Vous aurez subodoré au ton légèrement goguenard que nous n’avons pas affaire ici au film du siècle. En effet, on ne peut que regretter le nombre de poncifs s’empilant les uns aux autres et venant surcharger une intrigue au déroulé classique :

  • Patriotisme, don du sacrifice et drapeaux s’agitant au vent, il est vraiment pénible de constater que certaines habitudes ont la vie dure, concernant notamment le fait de gratifier les stazunis de sauveur de l’humanité (et ceci même quand Mark Foster, le réalisateur, est citoyen suisse).
  • Statut de la famille poussé à son paroxysme, on comprend dès le départ que Gerry a des valeurs et n’agit que pour la sauvegarde des siens, c’est original.
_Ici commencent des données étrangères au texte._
template <int BM, int BN, int STEM>
__global__ void __launch_bounds__(256, 2) igemm_f32_kernel(IgemmParams p) {
  constexpr int TM = BM / 64, TN = BN / 64;
  constexpr int RA = BM / 32, RB = BN / 32;
  constexpr int CLD = BN + 4;
  extern __shared__ __attribute__((aligned(16))) float smem[];
  float* As = smem;
  float* Bs = smem + 2 * BM * LDS_LD;

  const int tid = threadIdx.x;
  const int lane = tid & 63, wave = tid >> 6;
  const int wm = wave >> 1, wn = wave & 1;
  const int li = lane & 31, lh = lane >> 5;

  const int vid = xcd_remap((int)(blockIdx.z * gridDim.x + blockIdx.x), (int)(gridDim.x * gridDim.z));
  const int zb = vid / (int)gridDim.x;
  const int tile = vid - zb * (int)gridDim.x;
  const int tm_idx = tile / p.tiles_n, tn_idx = tile % p.tiles_n;
  const int m0 = tm_idx * BM, n0 = tn_idx * BN;
  const float* Ab = p.A + (long)zb * p.batch_a;
  const float* Bb = p.Bw + (long)zb * p.batch_b;
  float* Cb = p.C + (long)zb * p.batch_c;
  const __amdgpu_buffer_rsrc_t ra_src = __builtin_amdgcn_make_buffer_rsrc((void*)Ab, 0, (int)p.a_bytes, 0x00020000);
  const __amdgpu_buffer_rsrc_t rb_src = __builtin_amdgcn_make_buffer_rsrc((void*)Bb, 0, (int)p.b_bytes, 0x00020000);

  const int c4 = tid & 7;
  const int r0 = tid >> 3;
  unsigned a_off[RA];
  unsigned long long a_mask[RA];
  bool a_seg1[RA];
#pragma unroll
  for (int j = 0; j < RA; ++j) {
    const int m = m0 + r0 + 32 * j;
    const bool ok = m < p.M;
    const bool s1 = ok && m >= p.M0;
    a_seg1[j] = s1;
    const int mm = ok ? (s1 ? m - p.M0 : m) : 0;
    const int IH = s1 ? p.IH1 : p.IH, IW = s1 ? p.IW1 : p.IW, OW = s1 ? p.OW1 : p.OW;
    const int ohw = (s1 ? p.OH1 : p.OH) * OW;
    const int img = mm / ohw, rem = mm - img * ohw;
    const int oh = rem / OW, ow = rem - oh * OW;
    const int ih0 = oh * p.stride - p.pad, iw0 = ow * p.stride - p.pad;
    const int pix = (s1 ? p.pix1 : 0) + (img * IH + ih0) * IW;
    unsigned long long mask = 0;
    if (STEM) {
      const int iw = iw0 + c4;
      if (ok && c4 < 7 && iw >= 0 && iw < IW)
        for (int kh = 0; kh < 7; ++kh)
          if (ih0 + kh >= 0 && ih0 + kh < IH) mask |= 1ull << kh;
      a_off[j] = (unsigned)((pix + iw) * 16);
    } else {
      if (ok)
        for (int kh = 0; kh < p.KH; ++kh)
          for (int kw = 0; kw < p.KW; ++kw)
            if (ih0 + kh >= 0 && ih0 + kh < IH && iw0 + kw >= 0 && iw0 + kw < IW)
              mask |= 1ull << (kh * p.KW + kw);
      a_off[j] = (unsigned)(((pix + iw0) * p.lda + c4 * 4) * 4);
    }
    a_mask[j] = mask;
  }
  unsigned b_off[RB];
#pragma unroll
  for (int j = 0; j < RB; ++j) {
    const int n = n0 + r0 + 32 * j;
    b_off[j] = n < p.N ? (unsigned)((n * p.ldb + c4 * 4) * 4) : OOB;
  }

  float4 ra0[RA], rb0[RB], ra1[RA], rb1[RB];
  auto load_tile = [&](int kt, float4(&ra)[RA], float4(&rb)[RB]) {
    const int k0 = kt * BK;
    const bool kok = (k0 + c4 * 4) < p.K;
    int tap;
    unsigned delta, delta1;
    if (STEM) {
      tap = kt;
      delta = (unsigned)(kt * p.IW * 16);
      delta1 = (unsigned)(kt * p.IW1 * 16);
    } else {
      tap = k0 / p.Cin;
      const int cin0 = k0 - tap * p.Cin;
      const int kh = tap / p.KW, kw = tap - kh * p.KW;
      delta = (unsigned)(((kh * p.IW + kw) * p.lda + cin0) * 4);
      delta1 = (unsigned)(((kh * p.IW1 + kw) * p.lda + cin0) * 4);
    }
#pragma unroll
    for (int j = 0; j < RA; ++j) {
      const bool ok = kok && ((a_mask[j] >> tap) & 1ull);
      ra[j] = ldg_b128(ra_src, ok ? a_off[j] + (a_seg1[j] ? delta1 : delta) : OOB);
    }
#pragma unroll
    for (int j = 0; j < RB; ++j) rb[j] = ldg_b128(rb_src, (kok && b_off[j] != OOB) ? b_off[j] + k0 * 4 : OOB);
  };
  auto store_tile = [&](int buf, const float4(&ra)[RA], const float4(&rb)[RB]) {
    float* as = As + buf * BM * LDS_LD;
    float* bs = Bs + buf * BN * LDS_LD;
#pragma unroll
    for (int j = 0; j < RA; ++j) *(float4*)(as + (r0 + 32 * j) * LDS_LD + c4 * 4) = ra[j];
#pragma unroll
    for (int j = 0; j < RB; ++j) *(float4*)(bs + (r0 + 32 * j) * LDS_LD + c4 * 4) = rb[j];
  };

  f32x16 acc[TM][TN];
#pragma unroll
  for (int i = 0; i < TM; ++i)
#pragma unroll
// ... 215 lines not shown
             : __builtin_amdgcn_make_buffer_rsrc((void*)(p.residual ? (seg1 ? p.residual1 : p.residual) + mrel * ld_r : p.A), 0,
                                                 p.residual ? rows_valid * ldr4 : 0, 0x00020000);
    const __amdgpu_buffer_rsrc_t rc_msk = __builtin_amdgcn_make_buffer_rsrc(
        (void*)(p.mask ? p.mask + (long)m0 * p.ldm : p.A), 0, p.mask ? rows_valid * ldm4 : 0, 0x00020000);
    const int lrow = wm * (BM / 2) + 4 * lh;
    unsigned vo_c[TN], vo_r[TN], vo_m[TN];
#pragma unroll
    for (int j = 0; j < TN; ++j) {
      const bool nok = ncol[j] < p.N;
      vo_c[j] = nok ? (unsigned)(lrow * ldc4 + ncol[j] * 4) : OOB;
      vo_r[j] = nok ? (unsigned)((RSMP ? 0 : lrow * ldr4) + ncol[j] * 4) : OOB;
      vo_m[j] = nok ? (unsigned)(lrow * ldm4 + ncol[j] * 4) : OOB;
    }
    auto run = [&](auto res_c, auto relu_c, auto mask_c) {
      constexpr bool RES = decltype(res_c)::value != 0, RELU = decltype(relu_c)::value != 0, MASK = decltype(mask_c)::value != 0;
      constexpr int HI = (MASK || HALVES) ? 1 : TM;
#pragma unroll
      for (int i0 = 0; i0 < TM; i0 += HI) {
        float res[RES ? HI : 1][TN][16], msk[MASK ? HI : 1][TN][16];
#pragma unroll
        for (int ii = 0; ii < HI; ++ii)
#pragma unroll
          for (int j = 0; j < TN; ++j)
#pragma unroll
            for (int r = 0; r < 16; ++r) {
              const int rt = (i0 + ii) * 32 + (r & 3) + 8 * (r >> 2);
              if constexpr (RES && RSMP)
                res[ii][j][r] = __builtin_bit_cast(float, __builtin_amdgcn_raw_buffer_load_b32(rc_res, (int)(vo_r[j] + rtab[lrow + rt]), 0, 0));
              else if constexpr (RES)
                res[ii][j][r] = __builtin_bit_cast(float, __builtin_amdgcn_raw_buffer_load_b32(rc_res, (int)(vo_r[j] + (unsigned)(rt * ldr4)), 0, 0));
              if constexpr (MASK)
                msk[ii][j][r] = __builtin_bit_cast(float, __builtin_amdgcn_raw_buffer_load_b32(rc_msk, (int)(vo_m[j] + (unsigned)(rt * ldm4)), 0, 0));
            }
#pragma unroll
        for (int ii = 0; ii < HI; ++ii)
#pragma unroll
          for (int j = 0; j < TN; ++j)
#pragma unroll
            for (int r = 0; r < 16; ++r) {
              const int rt = (i0 + ii) * 32 + (r & 3) + 8 * (r >> 2);
              float v = acc[i0 + ii][j][r] * scv[j] + shv[j];
              if constexpr (RES) v += res[ii][j][r];
              if constexpr (RELU) v = fmaxf(v, 0.f);
              if constexpr (MASK) v = msk[ii][j][r] > 0.f ? v : 0.f;
              __builtin_amdgcn_raw_buffer_store_b32(__builtin_bit_cast(unsigned, v), rc_dst, (int)(vo_c[j] + (unsigned)(rt * ldc4)), 0, 0);
            }
      }
    };
    if (WITH_MASK && p.mask) {
      if (p.residual) {
        if (p.relu) run(IC<1>{}, IC<1>{}, IC<1>{});
        else run(IC<1>{}, IC<0>{}, IC<1>{});
      } else {
        if (p.relu) run(IC<0>{}, IC<1>{}, IC<1>{});
        else run(IC<0>{}, IC<0>{}, IC<1>{});
      }
    } else if (p.residual) {
      if (p.relu) run(IC<1>{}, IC<1>{}, IC<0>{});
      else run(IC<1>{}, IC<0>{}, IC<0>{});
    } else {
      if (p.relu) run(IC<0>{}, IC<1>{}, IC<0>{});
      else run(IC<0>{}, IC<0>{}, IC<0>{});
    }
  } else {
#pragma unroll
    for (int i = 0; i < TM; ++i)
#pragma unroll
      for (int j = 0; j < TN; ++j)
#pragma unroll
        for (int r = 0; r < 16; ++r) {
          const int m = m0 + wm * (BM / 2) + i * 32 + (r & 3) + 8 * (r >> 2) + 4 * lh;
          if (m < p.M && ncol[j] < p.N) {
            const bool s1 = m >= p.M0;
            float v = acc[i][j][r] * scv[j] + shv[j];
            if (p.residual) v += s1 ? p.residual1[(long)(m - p.M0) * p.ldr1 + ncol[j]] : p.residual[(long)m * p.ldr + ncol[j]];
            if (p.relu) v = fmaxf(v, 0.f);
            if (p.mask && !(p.mask[(long)m * p.ldm + ncol[j]] > 0.f)) v = 0.f;
            (s1 ? p.C1 + (long)(m - p.M0) * p.ldc1 : Cb + (long)m * p.ldc)[ncol[j]] = v;
          }
        }
  }
}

  • Passé du héros le poussant bien malgré lui vers une destinée car comme je vous le disais plus haut, son activité de baroudeur – enquêteur lui a permis d’apprendre à survivre tel le ninja et à analyser toute situation à vitesse supersonique. D’ailleurs, la costumière s’est dit qu’il serait intéressant que nous puissions identifier cette caractéristique au premier coup d’oeil : d’où les cheveux mi – longs, la barbe négligée, le foulard ethnique, la veste multipoche … C’est un homme de terrain qu’on vous dit !!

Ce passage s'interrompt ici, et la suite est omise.